*** Begin section ***

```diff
+            named_bar_sync(2 + wg, 128);
+#pragma unroll
+            for (int it = 0; it < 8; ++it) {
+              const int pos = it * 16 + static_cast<int>(gtid >> 3);
+              const int ch16 = static_cast<int>(gtid & 7);
               const int m = mblk + pos;
               const int y = m / p.PW, x = m - y * p.PW;
               if (m < positions && x < p.OW) {
-                const uint4 o = ld_shared_v4(stage + pos * 128 + ((ch16 ^ (pos & 7)) << 4));
+                const uint4 o = ld_shared_v4(stage_addr + pos * 128 + ((ch16 ^ (pos & 7)) << 4));
                 __nv_bfloat16* dst = p.out + ((static_cast<size_t>(b) * p.OH + y) * p.OW + x) * kSN + ch16 * 8;
                 *reinterpret_cast<uint4*>(dst) = o;
               }
             }
           } else {
-            const int m = mblk + static_cast<int>(row);
-            const int y = m / p.PW, x = m - y * p.PW;
-            if (x < p.OW && y >= row_lo && y < row_hi) {
-              const uint32_t rrow = so_addr + (y & ring_mask) * ring_row_bytes + x * 128;
-#pragma unroll
-              for (int q = 0; q < 4; ++q) st_shared_v4(rrow + (((half * 4 + q) ^ (x & 7)) << 4), v[q]);
-            }
-            asm volatile("bar.sync 2, 256;" ::: "memory");
+            if (t == 0 && mb == 0 && bc > 0) pingpong.wait(0, bc + 1);
+            uint32_t raddr[4], rsw[4];
+            bool rok[4];
+#pragma unroll
+            for (int g = 0; g < 4; ++g) {
+              const int m = mblk + static_cast<int>(quad * 32 + r0) + 8 * g;
+              const int y = m / p.PW, x = m - y * p.PW;
+              rok[g] = x < p.OW && y >= row_lo && y < row_hi;
+              raddr[g] = so_addr + (y & ring_mask) * ring_row_bytes + x * 128 + c0 * 2;
+              rsw[g] = static_cast<uint32_t>(x & 7);
+            }
+            acc.for_each_pair(lane, [&](uint32_t row, uint32_t col, float v0, float v1) {
+              const uint32_t g = (row - r0) >> 3, j = (col - c0) >> 3;
+              const uint32_t v = pack_bf16x2(fmaxf(fmaf(v0, sc[j].x, bi[j].x), 0.f), fmaxf(fmaf(v1, sc[j].y, bi[j].y), 0.f));
+              if (rok[g]) st_shared_u32(raddr[g] + ((j ^ rsw[g]) << 4), v);
+            });
+            named_bar_sync(2 + wg, 128);
+            ring_order.wait(wg, bc);
+            if (lane == 0) ring_order.hand_over(wg);
             const int yc = min((mblk + 128) / p.PW - 1, row_hi - 1);
+            if (t != 0 || mb != 0) {
+              const int yc_prev = min(mblk / p.PW - 1, row_hi - 1);
+              while (next_yp < yp_end && min(2 * next_yp + 1, p.OH - 1) <= yc_prev) ++next_yp;
+            }
             while (next_yp < yp_end && min(2 * next_yp + 1, p.OH - 1) <= yc) {
               const int y1 = 2 * next_yp;
-              const uint32_t r0 = so_addr + (max(y1 - 1, 0) & ring_mask) * ring_row_bytes;
-              const uint32_t r1 = so_addr + (y1 & ring_mask) * ring_row_bytes;
-              const uint32_t r2 = so_addr + (min(y1 + 1, p.OH - 1) & ring_mask) * ring_row_bytes;
-              for (int idx = etid; idx < p.OWp * 8; idx += 256) {
+              const uint32_t q0 = so_addr + (max(y1 - 1, 0) & ring_mask) * ring_row_bytes;
+              const uint32_t q1 = so_addr + (y1 & ring_mask) * ring_row_bytes;
+              const uint32_t q2 = so_addr + (min(y1 + 1, p.OH - 1) & ring_mask) * ring_row_bytes;
+              for (int idx = gtid; idx < p.OWp * 8; idx += 128) {
                 const int xp = idx >> 3, c = idx & 7;
                 const int x1 = 2 * xp, x0 = max(x1 - 1, 0), x2 = min(x1 + 1, p.OW - 1);
                 const uint32_t o0 = x0 * 128 + ((c ^ (x0 & 7)) << 4), o1 = x1 * 128 + ((c ^ (x1 & 7)) << 4),
                                o2 = x2 * 128 + ((c ^ (x2 & 7)) << 4);
                 uint4 w[9];
-                w[0] = ld_shared_v4(r0 + o0); w[1] = ld_shared_v4(r0 + o1); w[2] = ld_shared_v4(r0 + o2);
-                w[3] = ld_shared_v4(r1 + o0); w[4] = ld_shared_v4(r1 + o1); w[5] = ld_shared_v4(r1 + o2);
-                w[6] = ld_shared_v4(r2 + o0); w[7] = ld_shared_v4(r2 + o1); w[8] = ld_shared_v4(r2 + o2);
+                w[0] = ld_shared_v4(q0 + o0); w[1] = ld_shared_v4(q0 + o1); w[2] = ld_shared_v4(q0 + o2);
+                w[3] = ld_shared_v4(q1 + o0); w[4] = ld_shared_v4(q1 + o1); w[5] = ld_shared_v4(q1 + o2);
+                w[6] = ld_shared_v4(q2 + o0); w[7] = ld_shared_v4(q2 + o1); w[8] = ld_shared_v4(q2 + o2);
                 uint4 o;
                 {
                   auto mx = [](uint32_t a, uint32_t b) {
@@ -251,7 +265,6 @@
       }
     }
   }
-
 }
 
 int stem_ring_rows(int PW) {
@@ -274,6 +287,7 @@
   const DeviceInfo* di = device_info();
   if (!di) return -2;
   if (int rc = require_sm90a(di, "stem_conv")) return rc;
+  DCR_REQUIRE(!pool || OW <= kSPoolMaxOW, "stem_conv: image too wide for the pooling ring (OW = %d > %d)", OW, kSPoolMaxOW);
   if (B == 0) return 0;
   StemParams p;
   memset(&p, 0, sizeof(p));
@@ -306,8 +320,8 @@
   CUtensorMap tw;
   if (int rc = make_tmap_2d_bf16(&tw, weight, kSN, 256, 256, kSN, 64)) return rc;
   const size_t stage = (static_cast<size_t>(2) * p.win_units * 16 + 1023) & ~size_t(1023);
-  const size_t out_bytes = pool ? ((static_cast<size_t>(p.ring_rows) * OW * 128 + 1023) & ~size_t(1023)) : 2 * 16384;
-  const size_t fixed = 1024 + kWBytes + out_bytes + 8 * kAccXposeWarpBytes + 512 + 256;
+  const size_t out_bytes = pool ? ((static_cast<size_t>(p.ring_rows) * OW * 128 + 1023) & ~size_t(1023)) : 2 * kStageBytes;
+  const size_t fixed = 1024 + kWBytes + out_bytes + 512 + 256;
   DCR_REQUIRE(fixed + stage <= di->max_smem_optin, "stem_conv: image too wide for the window buffers (OW = %d)", OW);
   p.win_stages = static_cast<int>(std::min<size_t>(4, (di->max_smem_optin - fixed) / stage));
   const size_t smem = fixed + p.win_stages * stage;
```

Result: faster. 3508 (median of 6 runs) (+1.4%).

## Restructure stem conv as ping-pong warpgroups with register-resident weights

Applied to the files above, without the earlier changes.

```diff
diff --git a/dcr_b200/csrc/stem_fused.cu b/dcr_b200/csrc/stem_fused.cu
--- a/dcr_b200/csrc/stem_fused.cu
+++ b/dcr_b200/csrc/stem_fused.cu
@@ -14,8 +14,10 @@
 constexpr int kSN = 64;
 constexpr int kSTile = 512;
 constexpr int kSBlocks = kSTile / 128;
-constexpr int kSThreads = 288;
-constexpr int kWBytes = kSN * 256 * 2;
+constexpr int kSThreads = 384;
+constexpr int kSConsumerRegs = 224, kSProducerRegs = 56;
+constexpr int kSStageBytes = 128 * 128;
+constexpr int kSPoolMaxOW = 131;
 
 struct StemParams {
   const __nv_bfloat16* planes;
@@ -28,6 +30,7 @@
   int win_units;
   int win_stages;
   int ring_rows;
+  const __nv_bfloat16* weight;
   const float* scale;
   const float* bias;
   __nv_bfloat16* out;
@@ -37,8 +40,28 @@
   uint64_t d = 0;
   d |= static_cast<uint64_t>((addr & 0x3FFFF) >> 4);
   d |= static_cast<uint64_t>(16 >> 4) << 16;
-  d |= static_cast<uint64_t>(256 >> 4) << 32;
+  d |= static_cast<uint64_t>(128 >> 4) << 32;
   return d;
+}
+
+DCR_DEVICE void wgmma_m64n128_rs(float (&d)[64], const uint32_t (&a)[4], uint64_t db, uint32_t accumulate) {
+  asm volatile(
+      "{\n\t.reg .pred p;\n\t"
+      "setp.ne.b32 p, %68, 0;\n\t"
+      "wgmma.mma_async.sync.aligned.m64n128k16.f32.bf16.bf16 "
+      "{%0, %1, %2, %3, %4, %5, %6, %7, %8, %9, %10, %11, %12, %13, %14, %15, %16, %17, %18, %19, %20, %21, %22, %23, "
+      "%24, %25, %26, %27, %28, %29, %30, %31, %32, %33, %34, %35, %36, %37, %38, %39, %40, %41, %42, %43, %44, %45, "
+      "%46, %47, %48, %49, %50, %51, %52, %53, %54, %55, %56, %57, %58, %59, %60, %61, %62, %63}, "
+      "{%64, %65, %66, %67}, %69, p, 1, 1, 0;\n\t}\n"
+      : "+f"(d[0]), "+f"(d[1]), "+f"(d[2]), "+f"(d[3]), "+f"(d[4]), "+f"(d[5]), "+f"(d[6]), "+f"(d[7]), "+f"(d[8]),
+        "+f"(d[9]), "+f"(d[10]), "+f"(d[11]), "+f"(d[12]), "+f"(d[13]), "+f"(d[14]), "+f"(d[15]), "+f"(d[16]),
+        "+f"(d[17]), "+f"(d[18]), "+f"(d[19]), "+f"(d[20]), "+f"(d[21]), "+f"(d[22]), "+f"(d[23]), "+f"(d[24]),
+        "+f"(d[25]), "+f"(d[26]), "+f"(d[27]), "+f"(d[28]), "+f"(d[29]), "+f"(d[30]), "+f"(d[31]), "+f"(d[32]),
+        "+f"(d[33]), "+f"(d[34]), "+f"(d[35]), "+f"(d[36]), "+f"(d[37]), "+f"(d[38]), "+f"(d[39]), "+f"(d[40]),
+        "+f"(d[41]), "+f"(d[42]), "+f"(d[43]), "+f"(d[44]), "+f"(d[45]), "+f"(d[46]), "+f"(d[47]), "+f"(d[48]),
+        "+f"(d[49]), "+f"(d[50]), "+f"(d[51]), "+f"(d[52]), "+f"(d[53]), "+f"(d[54]), "+f"(d[55]), "+f"(d[56]),
+        "+f"(d[57]), "+f"(d[58]), "+f"(d[59]), "+f"(d[60]), "+f"(d[61]), "+f"(d[62]), "+f"(d[63])
+      : "r"(a[0]), "r"(a[1]), "r"(a[2]), "r"(a[3]), "r"(accumulate), "l"(db));
 }
 
 DCR_DEVICE void bulk_load(void* dst, const void* src, uint32_t bytes, uint64_t* bar) {
@@ -54,101 +77,94 @@
 }
 
 template <bool kPool>
-__global__ void __launch_bounds__(kSThreads, 1) stem_conv_kernel(const __grid_constant__ CUtensorMap tmap_w, const StemParams p) {
+__global__ void __launch_bounds__(kSThreads, 1) stem_conv_kernel(const StemParams p) {
   extern __shared__ __align__(1024) uint8_t smem_raw[];
   uint8_t* smem = smem_align1024(smem_raw);
   const int win_bytes = p.win_units * 16;
   const int stage_bytes = (2 * win_bytes + 1023) & ~1023;
-  uint8_t* s_w = smem;
-  uint8_t* s_win = s_w + kWBytes;
+  uint8_t* s_win = smem;
   uint8_t* s_out = s_win + p.win_stages * stage_bytes;
   const int ring_row_bytes = p.OW * 128;
   const int ring_mask = p.ring_rows - 1;
-  uint8_t* acc_xpose = s_out + (kPool ? ((p.ring_rows * ring_row_bytes + 1023) & ~1023) : 2 * 16384);
-  float* sb = reinterpret_cast<float*>(acc_xpose + 8 * kAccXposeWarpBytes);
-  uint64_t* bars = reinterpret_cast<uint64_t*>(sb + 128);
-  uint64_t* w_full = bars;
-  uint64_t* win_full = bars + 1;
-  uint64_t* win_empty = bars + 5;
+  uint64_t* bars = reinterpret_cast<uint64_t*>(s_out + (kPool ? ((p.ring_rows * ring_row_bytes + 1023) & ~1023) : 4 * kSStageBytes));
+  uint64_t* win_full = bars;
+  uint64_t* win_empty = bars + 4;
+  uint64_t* turn = bars + 8;
+  uint64_t* stored = bars + 10;
 
   const uint32_t warp = threadIdx.x >> 5, lane = threadIdx.x & 31;
-  if (warp == 8 && lane == 0) tma_prefetch_desc(&tmap_w);
   if (warp == 0 && lane == 0) {
-    mbar_init(w_full, 1);
     for (int s = 0; s < 4; ++s) {
       mbar_init(&win_full[s], 1);
       mbar_init(&win_empty[s], 8);
     }
+    for (int g = 0; g < 2; ++g) mbar_init(&turn[g], 4);
+    for (int s = 0; s < 4; ++s) mbar_init(&stored[s], 128);
     fence_mbar_init();
   }
   __syncthreads();
 
-  if (warp == 8) {
-    if (elect_one()) {
-      mbar_arrive_expect_tx(w_full, kWBytes);
-      for (int kb = 0; kb < 4; ++kb) tma_load_2d(s_w + kb * 8192, &tmap_w, w_full, kb * 64, 0, kEvictLast);
-    }
-    __syncwarp();
-    PipeState ws(p.win_stages);
-    for (int unit = blockIdx.x; unit < p.num_units; unit += gridDim.x) {
-      const int b = unit / p.units_per_img;
-      const int mu = unit_begin(p, unit - b * p.units_per_img, kPool);
-      for (int t = 0; t < p.tiles_per_unit; ++t, ws.next()) {
-        const int m0 = mu + t * kSTile;
-        mbar_wait(&win_empty[ws.s], ws.ph ^ 1);
-        if (elect_one()) {
-          mbar_arrive_expect_tx(&win_full[ws.s], 2 * win_bytes);
-          const __nv_bfloat16* src = p.planes + static_cast<size_t>(b) * p.img_stride + static_cast<size_t>(m0) * 8;
-          bulk_load(s_win + ws.s * stage_bytes, src, win_bytes, &win_full[ws.s]);
-          bulk_load(s_win + ws.s * stage_bytes + win_bytes, src + p.plane_stride, win_bytes, &win_full[ws.s]);
+  if (warp >= 8) {
+    wg_regs_dec<kSProducerRegs>();
+    if (warp == 8) {
+      PipeState ws(p.win_stages);
+      for (int unit = blockIdx.x; unit < p.num_units; unit += gridDim.x) {
+        const int b = unit / p.units_per_img;
+        const int mu = unit_begin(p, unit - b * p.units_per_img, kPool);
+        for (int t = 0; t < p.tiles_per_unit; ++t, ws.next()) {
+          const int m0 = mu + t * kSTile;
+          mbar_wait(&win_empty[ws.s], ws.ph ^ 1);
+          if (elect_one()) {
+            mbar_arrive_expect_tx(&win_full[ws.s], 2 * win_bytes);
+            const __nv_bfloat16* src = p.planes + static_cast<size_t>(b) * p.img_stride + static_cast<size_t>(m0) * 8;
+            bulk_load(s_win + ws.s * stage_bytes, src, win_bytes, &win_full[ws.s]);
+            bulk_load(s_win + ws.s * stage_bytes + win_bytes, src + p.plane_stride, win_bytes, &win_full[ws.s]);
+          }
+          __syncwarp();
         }
-        __syncwarp();
       }
     }
   } else {
-    const uint32_t ewarp = warp;
+    wg_regs_inc<kSConsumerRegs>();
+    const uint32_t wg = warp >> 2;
     const uint32_t quad = warp & 3;
-    const uint32_t half = ewarp >> 2;
-    const uint32_t row = quad * 32 + lane;
-    const uint32_t etid = ewarp * 32 + lane;
-    const uint32_t xacc = smem_u32(acc_xpose) + warp * kAccXposeWarpBytes;
+    const uint32_t gtid = quad * 32 + lane;
+    const uint32_t r0 = lane >> 2, c0 = 2 * (lane & 3);
     const uint32_t win0 = smem_u32(s_win);
     const uint32_t PW = static_cast<uint32_t>(p.PW);
-    const uint64_t dw0 = wgmma_desc_sw128(smem_u32(s_w) + half * 32 * 128);
+    const uint32_t so_addr = smem_u32(s_out);
+    const int ch = static_cast<int>(quad * 16 + r0);
+    uint32_t wa[16][4];
+#pragma unroll
+    for (int kc = 0; kc < 16; ++kc) {
+      const uint32_t* w0 = reinterpret_cast<const uint32_t*>(p.weight + ch * 256 + kc * 16 + c0);
+      const uint32_t* w1 = reinterpret_cast<const uint32_t*>(p.weight + (ch + 8) * 256 + kc * 16 + c0);
+      wa[kc][0] = w0[0]; wa[kc][1] = w1[0]; wa[kc][2] = w0[4]; wa[kc][3] = w1[4];
+    }
+    const float sc0 = p.scale ? p.scale[ch] : 1.f, sc1 = p.scale ? p.scale[ch + 8] : 1.f;
+    const float bi0 = p.bias ? p.bias[ch] : 0.f, bi1 = p.bias ? p.bias[ch + 8] : 0.f;
+    const uint32_t odd = r0 & 1;
+    const int positions = p.OH * p.PW;
+    const PingPong pingpong{turn};
     PipeState ws(p.win_stages);
-    const uint32_t sb_addr = smem_u32(sb), so_addr = smem_u32(s_out);
-    for (int c = etid; c < kSN; c += 256) {
-      st_shared_f32(sb_addr + c * 4, p.scale ? p.scale[c] : 1.f);
-      st_shared_f32(sb_addr + (kSN + c) * 4, p.bias ? p.bias[c] : 0.f);
-    }
-    asm volatile("bar.sync 1, 256;" ::: "memory");
-    float sc[32], bi[32];
-#pragma unroll
-    for (int c = 0; c < 32; c += 4) {
-      const float4 s4 = ld_shared_f4(sb_addr + (half * 32 + c) * 4);
-      const float4 b4 = ld_shared_f4(sb_addr + (kSN + half * 32 + c) * 4);
-      sc[c] = s4.x; sc[c + 1] = s4.y; sc[c + 2] = s4.z; sc[c + 3] = s4.w;
-      bi[c] = b4.x; bi[c + 1] = b4.y; bi[c + 2] = b4.z; bi[c + 3] = b4.w;
-    }
-    const int positions = p.OH * p.PW;
-    mbar_wait(w_full, 0);
-    uint32_t tc = 0, blk = 0;
+    uint32_t tc = 0;
+    int vbase = 0;
     for (int unit = blockIdx.x; unit < p.num_units; unit += gridDim.x) {
       const int b = unit / p.units_per_img;
       const int part = unit - b * p.units_per_img;
       const int mu = unit_begin(p, part, kPool);
       const int row_lo = kPool ? max(0, part * p.part_rows - 1) : 0;
       const int row_hi = kPool ? min(p.OH, (part + 1) * p.part_rows) : p.OH;
-      int next_yp = part * p.prow_per_part;
-      const int yp_end = min(p.OHp, next_yp + p.prow_per_part);
-      if constexpr (kPool) asm volatile("bar.sync 2, 256;" ::: "memory");
-      for (int t = 0; t < p.tiles_per_unit; ++t, ++tc, ws.next()) {
+      const int yp_begin = part * p.prow_per_part;
+      const int yp_end = min(p.OHp, yp_begin + p.prow_per_part);
+      for (int t = 0; t < p.tiles_per_unit; ++t, ws.next()) {
         const int m0 = mu + t * kSTile;
         mbar_wait(&win_full[ws.s], ws.ph);
         const uint32_t wbase = win0 + ws.s * stage_bytes;
 #pragma unroll 1
-        for (int mb = 0; mb < kSBlocks; ++mb, ++blk) {
-          WgAcc<32> acc;
+        for (int mb = wg; mb < kSBlocks; mb += 2, ++tc) {
+          pingpong.wait(wg, tc);
+          float acc[64];
           wgmma_fence();
 #pragma unroll
           for (int a = 0; a < 4; ++a) {
@@ -156,75 +172,89 @@
             for (int e = 0; e < 2; ++e) {
 #pragma unroll
               for (int bp = 0; bp < 2; ++bp) {
-                const uint32_t a_addr = wbase + e * win_bytes + (mb * 128 + a * PW + 2 * bp) * 16;
+                const uint32_t b_addr = wbase + e * win_bytes + (mb * 128 + a * PW + 2 * bp) * 16;
                 const int kc = (a * 2 + e) * 2 + bp;
-                const uint64_t db = dw0 + static_cast<uint64_t>((kc >> 2) * (8192 >> 4) + (kc & 3) * 2);
-                acc.mma2(desc_nosw(a_addr), desc_nosw(a_addr + 128), db, kc != 0);
+                wgmma_m64n128_rs(acc, wa[kc], desc_nosw(b_addr), kc != 0);
               }
             }
           }
           wgmma_commit();
+          if (lane == 0) pingpong.hand_over(wg);
           wgmma_wait<0>();
-          acc.fence_regs();
-          if (mb == kSBlocks - 1 && lane == 0) mbar_arrive(&win_empty[ws.s]);
-          uint32_t r[32];
-          acc.rows32(0, r, xacc, lane);
-          uint4 v[4];
-#pragma unroll
-          for (int q = 0; q < 4; ++q) {
-            v[q].x = pack_bf16x2(fmaxf(fmaf(__uint_as_float(r[q * 8 + 0]), sc[q * 8 + 0], bi[q * 8 + 0]), 0.f),
-                                 fmaxf(fmaf(__uint_as_float(r[q * 8 + 1]), sc[q * 8 + 1], bi[q * 8 + 1]), 0.f));
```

*** End section ***

Across the entries above, how many lines contain the string "quad"? The number alone is the answer.

## OUTPUT
5